Each line of the listing that includes "struct" should be reported.

-- RECORDS FOR THIS EXERCISE follows --

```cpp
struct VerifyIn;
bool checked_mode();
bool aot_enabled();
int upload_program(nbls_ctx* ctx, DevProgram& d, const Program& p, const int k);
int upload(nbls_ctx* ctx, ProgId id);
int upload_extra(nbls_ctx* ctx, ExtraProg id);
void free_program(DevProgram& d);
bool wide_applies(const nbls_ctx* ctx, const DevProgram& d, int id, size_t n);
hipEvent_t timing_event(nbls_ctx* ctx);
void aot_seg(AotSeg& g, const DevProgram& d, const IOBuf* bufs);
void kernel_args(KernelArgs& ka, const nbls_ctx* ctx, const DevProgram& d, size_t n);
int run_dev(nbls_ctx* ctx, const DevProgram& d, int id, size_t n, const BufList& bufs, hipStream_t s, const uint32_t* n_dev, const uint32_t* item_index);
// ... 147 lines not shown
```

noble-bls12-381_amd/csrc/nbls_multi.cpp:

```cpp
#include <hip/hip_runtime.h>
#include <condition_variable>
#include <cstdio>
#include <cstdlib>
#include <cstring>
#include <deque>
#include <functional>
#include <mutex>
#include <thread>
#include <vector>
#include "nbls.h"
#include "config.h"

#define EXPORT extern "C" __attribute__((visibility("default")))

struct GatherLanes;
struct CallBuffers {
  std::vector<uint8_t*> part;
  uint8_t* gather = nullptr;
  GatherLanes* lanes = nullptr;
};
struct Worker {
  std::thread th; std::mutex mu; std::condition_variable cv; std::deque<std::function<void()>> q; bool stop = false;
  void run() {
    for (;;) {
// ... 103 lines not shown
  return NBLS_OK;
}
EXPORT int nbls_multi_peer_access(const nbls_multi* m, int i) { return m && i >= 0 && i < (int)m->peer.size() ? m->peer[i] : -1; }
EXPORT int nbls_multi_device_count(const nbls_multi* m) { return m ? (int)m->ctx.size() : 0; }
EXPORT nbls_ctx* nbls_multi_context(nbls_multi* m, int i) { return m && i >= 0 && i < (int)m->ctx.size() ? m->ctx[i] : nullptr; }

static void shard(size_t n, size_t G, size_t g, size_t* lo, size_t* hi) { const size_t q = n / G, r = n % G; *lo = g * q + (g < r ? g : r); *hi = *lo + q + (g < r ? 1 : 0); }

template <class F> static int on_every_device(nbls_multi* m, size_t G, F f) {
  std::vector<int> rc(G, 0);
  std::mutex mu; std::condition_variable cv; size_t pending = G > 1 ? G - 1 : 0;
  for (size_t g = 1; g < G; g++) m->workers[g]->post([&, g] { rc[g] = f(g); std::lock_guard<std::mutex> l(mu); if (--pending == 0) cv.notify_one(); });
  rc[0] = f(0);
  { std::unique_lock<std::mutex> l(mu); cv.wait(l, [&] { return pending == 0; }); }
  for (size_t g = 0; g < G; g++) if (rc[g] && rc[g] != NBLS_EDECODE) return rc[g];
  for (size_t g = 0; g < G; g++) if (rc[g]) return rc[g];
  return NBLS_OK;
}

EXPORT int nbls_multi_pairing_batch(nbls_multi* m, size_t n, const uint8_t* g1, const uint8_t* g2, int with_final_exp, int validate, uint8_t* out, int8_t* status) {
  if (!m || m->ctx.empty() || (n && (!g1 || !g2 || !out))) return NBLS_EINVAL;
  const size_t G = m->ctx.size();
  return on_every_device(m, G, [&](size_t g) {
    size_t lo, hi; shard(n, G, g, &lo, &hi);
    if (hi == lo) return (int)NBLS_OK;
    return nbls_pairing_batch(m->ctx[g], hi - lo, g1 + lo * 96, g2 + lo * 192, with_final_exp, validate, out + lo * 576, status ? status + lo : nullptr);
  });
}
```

-- RECORDS FOR THIS EXERCISE concluded --
-- RECORDS FOR THIS EXERCISE follows --

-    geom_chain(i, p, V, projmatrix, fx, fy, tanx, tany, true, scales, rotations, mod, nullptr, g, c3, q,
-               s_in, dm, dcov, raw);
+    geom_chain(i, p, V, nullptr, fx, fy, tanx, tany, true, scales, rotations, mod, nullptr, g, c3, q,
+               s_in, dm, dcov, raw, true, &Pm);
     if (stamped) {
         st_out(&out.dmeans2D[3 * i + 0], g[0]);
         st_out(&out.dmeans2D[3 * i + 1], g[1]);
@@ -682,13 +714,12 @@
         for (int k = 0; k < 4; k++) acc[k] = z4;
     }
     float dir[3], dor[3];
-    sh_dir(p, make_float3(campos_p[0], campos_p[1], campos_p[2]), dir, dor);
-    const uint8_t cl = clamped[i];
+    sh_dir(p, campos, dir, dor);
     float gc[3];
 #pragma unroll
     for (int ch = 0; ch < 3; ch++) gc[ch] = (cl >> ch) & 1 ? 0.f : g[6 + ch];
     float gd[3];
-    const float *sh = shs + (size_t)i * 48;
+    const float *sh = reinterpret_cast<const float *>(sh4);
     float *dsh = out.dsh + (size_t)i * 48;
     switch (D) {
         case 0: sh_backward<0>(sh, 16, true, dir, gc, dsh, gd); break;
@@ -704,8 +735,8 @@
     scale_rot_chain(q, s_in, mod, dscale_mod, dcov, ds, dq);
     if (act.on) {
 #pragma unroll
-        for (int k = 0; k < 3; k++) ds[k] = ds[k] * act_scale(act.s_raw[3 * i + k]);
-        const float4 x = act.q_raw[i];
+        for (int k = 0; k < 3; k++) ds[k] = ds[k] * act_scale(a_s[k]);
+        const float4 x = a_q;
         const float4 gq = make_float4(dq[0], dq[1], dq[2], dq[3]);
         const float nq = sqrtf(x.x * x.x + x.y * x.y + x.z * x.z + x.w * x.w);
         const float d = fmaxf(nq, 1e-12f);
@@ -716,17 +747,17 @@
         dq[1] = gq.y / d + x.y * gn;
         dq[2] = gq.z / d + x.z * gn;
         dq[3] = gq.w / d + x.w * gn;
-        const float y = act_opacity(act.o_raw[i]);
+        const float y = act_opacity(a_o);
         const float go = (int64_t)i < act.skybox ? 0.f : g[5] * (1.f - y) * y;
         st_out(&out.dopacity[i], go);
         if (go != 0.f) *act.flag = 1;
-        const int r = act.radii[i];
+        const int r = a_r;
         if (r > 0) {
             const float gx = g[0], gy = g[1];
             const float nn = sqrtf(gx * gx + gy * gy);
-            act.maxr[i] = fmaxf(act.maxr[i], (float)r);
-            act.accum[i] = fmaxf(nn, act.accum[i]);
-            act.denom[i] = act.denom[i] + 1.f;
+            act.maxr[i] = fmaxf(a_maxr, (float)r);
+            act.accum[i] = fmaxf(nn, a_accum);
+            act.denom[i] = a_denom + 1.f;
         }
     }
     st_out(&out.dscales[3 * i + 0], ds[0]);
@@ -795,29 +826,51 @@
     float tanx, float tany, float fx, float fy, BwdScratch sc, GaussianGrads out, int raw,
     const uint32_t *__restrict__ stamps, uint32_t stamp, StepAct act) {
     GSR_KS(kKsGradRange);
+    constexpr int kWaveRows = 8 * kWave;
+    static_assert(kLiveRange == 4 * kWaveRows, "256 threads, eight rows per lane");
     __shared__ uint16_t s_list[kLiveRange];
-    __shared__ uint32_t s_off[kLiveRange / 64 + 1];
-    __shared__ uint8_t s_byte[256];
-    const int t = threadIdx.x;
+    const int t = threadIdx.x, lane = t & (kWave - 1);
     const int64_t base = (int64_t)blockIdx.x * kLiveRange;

-- RECORDS FOR THIS EXERCISE concluded --
-- RECORDS FOR THIS EXERCISE follows --

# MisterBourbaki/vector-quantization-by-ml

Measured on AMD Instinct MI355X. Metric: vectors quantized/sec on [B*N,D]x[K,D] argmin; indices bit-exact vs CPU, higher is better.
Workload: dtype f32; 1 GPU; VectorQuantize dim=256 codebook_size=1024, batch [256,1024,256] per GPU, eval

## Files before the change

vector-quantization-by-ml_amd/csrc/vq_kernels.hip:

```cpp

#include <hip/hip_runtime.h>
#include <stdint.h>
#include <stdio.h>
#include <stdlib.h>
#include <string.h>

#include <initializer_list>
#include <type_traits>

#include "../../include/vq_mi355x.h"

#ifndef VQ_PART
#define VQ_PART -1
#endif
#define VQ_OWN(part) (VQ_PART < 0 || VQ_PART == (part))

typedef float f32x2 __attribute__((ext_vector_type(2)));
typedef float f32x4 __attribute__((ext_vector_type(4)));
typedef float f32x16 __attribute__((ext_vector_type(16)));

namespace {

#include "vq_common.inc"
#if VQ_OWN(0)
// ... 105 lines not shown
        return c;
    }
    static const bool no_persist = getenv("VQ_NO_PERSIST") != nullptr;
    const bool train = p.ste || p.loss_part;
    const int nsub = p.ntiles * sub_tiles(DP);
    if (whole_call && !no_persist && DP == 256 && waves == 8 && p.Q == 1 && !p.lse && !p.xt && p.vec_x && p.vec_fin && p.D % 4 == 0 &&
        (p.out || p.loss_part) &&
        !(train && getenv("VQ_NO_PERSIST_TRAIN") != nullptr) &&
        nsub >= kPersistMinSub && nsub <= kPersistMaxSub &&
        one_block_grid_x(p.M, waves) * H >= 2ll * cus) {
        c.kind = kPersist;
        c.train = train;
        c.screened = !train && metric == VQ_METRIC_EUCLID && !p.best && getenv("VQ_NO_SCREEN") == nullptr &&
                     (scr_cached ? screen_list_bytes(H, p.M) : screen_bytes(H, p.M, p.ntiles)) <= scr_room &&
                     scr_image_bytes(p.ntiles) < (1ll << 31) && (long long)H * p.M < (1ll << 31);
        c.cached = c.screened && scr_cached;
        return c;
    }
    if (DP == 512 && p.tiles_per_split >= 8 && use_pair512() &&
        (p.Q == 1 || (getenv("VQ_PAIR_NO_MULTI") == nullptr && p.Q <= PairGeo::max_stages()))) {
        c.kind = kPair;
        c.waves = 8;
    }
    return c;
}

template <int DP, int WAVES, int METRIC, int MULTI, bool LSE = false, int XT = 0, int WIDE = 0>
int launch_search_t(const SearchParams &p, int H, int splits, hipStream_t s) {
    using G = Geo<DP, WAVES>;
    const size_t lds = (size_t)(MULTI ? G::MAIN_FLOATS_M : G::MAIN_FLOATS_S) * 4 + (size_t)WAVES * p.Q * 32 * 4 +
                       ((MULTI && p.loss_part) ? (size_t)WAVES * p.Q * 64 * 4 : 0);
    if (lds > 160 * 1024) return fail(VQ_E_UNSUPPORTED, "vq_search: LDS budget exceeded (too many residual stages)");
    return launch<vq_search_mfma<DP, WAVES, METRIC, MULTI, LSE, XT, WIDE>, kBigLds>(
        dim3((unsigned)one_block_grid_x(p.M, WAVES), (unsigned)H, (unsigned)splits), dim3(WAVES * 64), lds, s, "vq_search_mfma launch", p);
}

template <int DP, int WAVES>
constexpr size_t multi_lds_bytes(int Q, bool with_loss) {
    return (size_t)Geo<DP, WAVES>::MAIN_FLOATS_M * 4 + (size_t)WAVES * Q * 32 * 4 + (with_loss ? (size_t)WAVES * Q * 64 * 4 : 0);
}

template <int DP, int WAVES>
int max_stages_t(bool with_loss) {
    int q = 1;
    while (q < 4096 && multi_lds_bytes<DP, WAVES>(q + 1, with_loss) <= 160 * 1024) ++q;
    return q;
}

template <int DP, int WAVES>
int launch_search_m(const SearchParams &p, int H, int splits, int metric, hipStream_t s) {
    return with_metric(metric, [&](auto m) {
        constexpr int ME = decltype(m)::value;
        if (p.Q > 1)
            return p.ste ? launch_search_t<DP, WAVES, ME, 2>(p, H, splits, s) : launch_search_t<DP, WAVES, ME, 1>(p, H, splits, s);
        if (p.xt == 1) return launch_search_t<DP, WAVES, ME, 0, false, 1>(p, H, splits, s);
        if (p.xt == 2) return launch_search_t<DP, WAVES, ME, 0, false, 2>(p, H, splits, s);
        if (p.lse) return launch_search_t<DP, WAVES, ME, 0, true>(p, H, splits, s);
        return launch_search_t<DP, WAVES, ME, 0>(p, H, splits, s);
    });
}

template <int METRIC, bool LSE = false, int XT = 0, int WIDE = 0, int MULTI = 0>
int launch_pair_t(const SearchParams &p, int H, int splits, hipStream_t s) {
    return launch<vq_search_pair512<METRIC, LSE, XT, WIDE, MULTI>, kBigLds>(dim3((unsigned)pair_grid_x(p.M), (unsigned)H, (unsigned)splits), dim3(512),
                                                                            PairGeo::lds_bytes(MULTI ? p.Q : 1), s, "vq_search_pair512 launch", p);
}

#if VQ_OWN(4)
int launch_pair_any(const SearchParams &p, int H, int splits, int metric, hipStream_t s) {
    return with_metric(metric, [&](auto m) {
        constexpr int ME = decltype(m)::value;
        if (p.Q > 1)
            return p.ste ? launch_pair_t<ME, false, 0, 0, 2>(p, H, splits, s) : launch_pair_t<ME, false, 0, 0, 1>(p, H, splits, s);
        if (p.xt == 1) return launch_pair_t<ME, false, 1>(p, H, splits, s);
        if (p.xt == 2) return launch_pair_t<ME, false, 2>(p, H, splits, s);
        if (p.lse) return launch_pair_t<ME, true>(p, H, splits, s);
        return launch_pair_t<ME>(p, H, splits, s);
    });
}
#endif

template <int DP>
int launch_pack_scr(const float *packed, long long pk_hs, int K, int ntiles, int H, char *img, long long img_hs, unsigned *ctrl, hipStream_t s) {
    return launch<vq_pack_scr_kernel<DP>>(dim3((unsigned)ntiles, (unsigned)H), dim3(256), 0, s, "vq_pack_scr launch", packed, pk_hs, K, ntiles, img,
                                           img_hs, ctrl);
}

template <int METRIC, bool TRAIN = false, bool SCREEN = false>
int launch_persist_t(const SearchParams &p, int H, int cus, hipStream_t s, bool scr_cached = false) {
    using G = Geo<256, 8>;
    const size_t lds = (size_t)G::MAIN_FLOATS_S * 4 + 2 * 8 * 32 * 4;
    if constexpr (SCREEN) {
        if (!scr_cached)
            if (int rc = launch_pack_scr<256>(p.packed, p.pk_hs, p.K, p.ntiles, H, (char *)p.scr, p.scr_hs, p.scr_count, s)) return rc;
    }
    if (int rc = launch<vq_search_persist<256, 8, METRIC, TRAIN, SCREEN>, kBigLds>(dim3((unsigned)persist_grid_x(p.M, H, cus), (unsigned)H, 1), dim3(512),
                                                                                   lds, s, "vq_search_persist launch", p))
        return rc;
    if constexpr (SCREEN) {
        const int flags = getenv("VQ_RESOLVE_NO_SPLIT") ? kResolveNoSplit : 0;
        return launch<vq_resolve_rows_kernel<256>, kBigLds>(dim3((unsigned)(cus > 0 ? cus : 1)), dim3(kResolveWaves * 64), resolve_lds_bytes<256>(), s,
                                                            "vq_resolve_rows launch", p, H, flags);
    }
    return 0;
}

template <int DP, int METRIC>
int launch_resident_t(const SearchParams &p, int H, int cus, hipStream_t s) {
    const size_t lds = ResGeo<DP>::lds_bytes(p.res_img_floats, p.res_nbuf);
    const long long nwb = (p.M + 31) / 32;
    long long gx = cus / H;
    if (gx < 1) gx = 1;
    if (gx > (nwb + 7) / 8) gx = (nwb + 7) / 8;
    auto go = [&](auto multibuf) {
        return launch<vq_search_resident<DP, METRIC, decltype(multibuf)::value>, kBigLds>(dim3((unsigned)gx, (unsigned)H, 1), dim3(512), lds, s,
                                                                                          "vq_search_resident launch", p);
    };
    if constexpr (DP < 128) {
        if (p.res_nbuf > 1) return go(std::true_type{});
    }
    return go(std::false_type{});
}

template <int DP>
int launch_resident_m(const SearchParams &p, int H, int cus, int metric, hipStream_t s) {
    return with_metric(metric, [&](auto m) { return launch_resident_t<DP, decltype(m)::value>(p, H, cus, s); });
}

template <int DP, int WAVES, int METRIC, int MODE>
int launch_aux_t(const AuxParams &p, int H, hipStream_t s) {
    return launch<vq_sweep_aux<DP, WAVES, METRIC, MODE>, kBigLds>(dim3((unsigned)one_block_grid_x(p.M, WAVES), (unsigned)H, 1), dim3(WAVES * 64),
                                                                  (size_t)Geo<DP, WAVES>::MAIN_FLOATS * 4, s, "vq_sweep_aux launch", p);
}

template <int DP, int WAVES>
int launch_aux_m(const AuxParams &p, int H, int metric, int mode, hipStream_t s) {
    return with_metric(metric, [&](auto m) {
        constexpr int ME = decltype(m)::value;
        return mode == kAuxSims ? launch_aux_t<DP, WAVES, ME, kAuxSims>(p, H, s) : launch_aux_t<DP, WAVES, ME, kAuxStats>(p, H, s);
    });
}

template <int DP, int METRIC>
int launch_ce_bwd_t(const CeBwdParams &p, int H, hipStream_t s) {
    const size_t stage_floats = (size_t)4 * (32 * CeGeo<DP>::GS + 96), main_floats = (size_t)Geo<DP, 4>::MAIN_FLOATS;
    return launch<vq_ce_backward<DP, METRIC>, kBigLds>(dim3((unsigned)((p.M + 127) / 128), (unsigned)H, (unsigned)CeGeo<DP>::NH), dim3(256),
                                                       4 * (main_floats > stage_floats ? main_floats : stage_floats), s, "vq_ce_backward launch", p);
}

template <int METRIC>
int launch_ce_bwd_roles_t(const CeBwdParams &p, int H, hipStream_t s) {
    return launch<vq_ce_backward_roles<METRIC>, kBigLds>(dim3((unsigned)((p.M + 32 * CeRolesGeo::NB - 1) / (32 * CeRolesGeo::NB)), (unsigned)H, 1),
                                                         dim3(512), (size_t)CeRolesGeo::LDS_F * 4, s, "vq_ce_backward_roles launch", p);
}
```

-- RECORDS FOR THIS EXERCISE concluded --

(ANSWER BOX)
struct VerifyIn;
struct GatherLanes;
struct CallBuffers {
struct Worker {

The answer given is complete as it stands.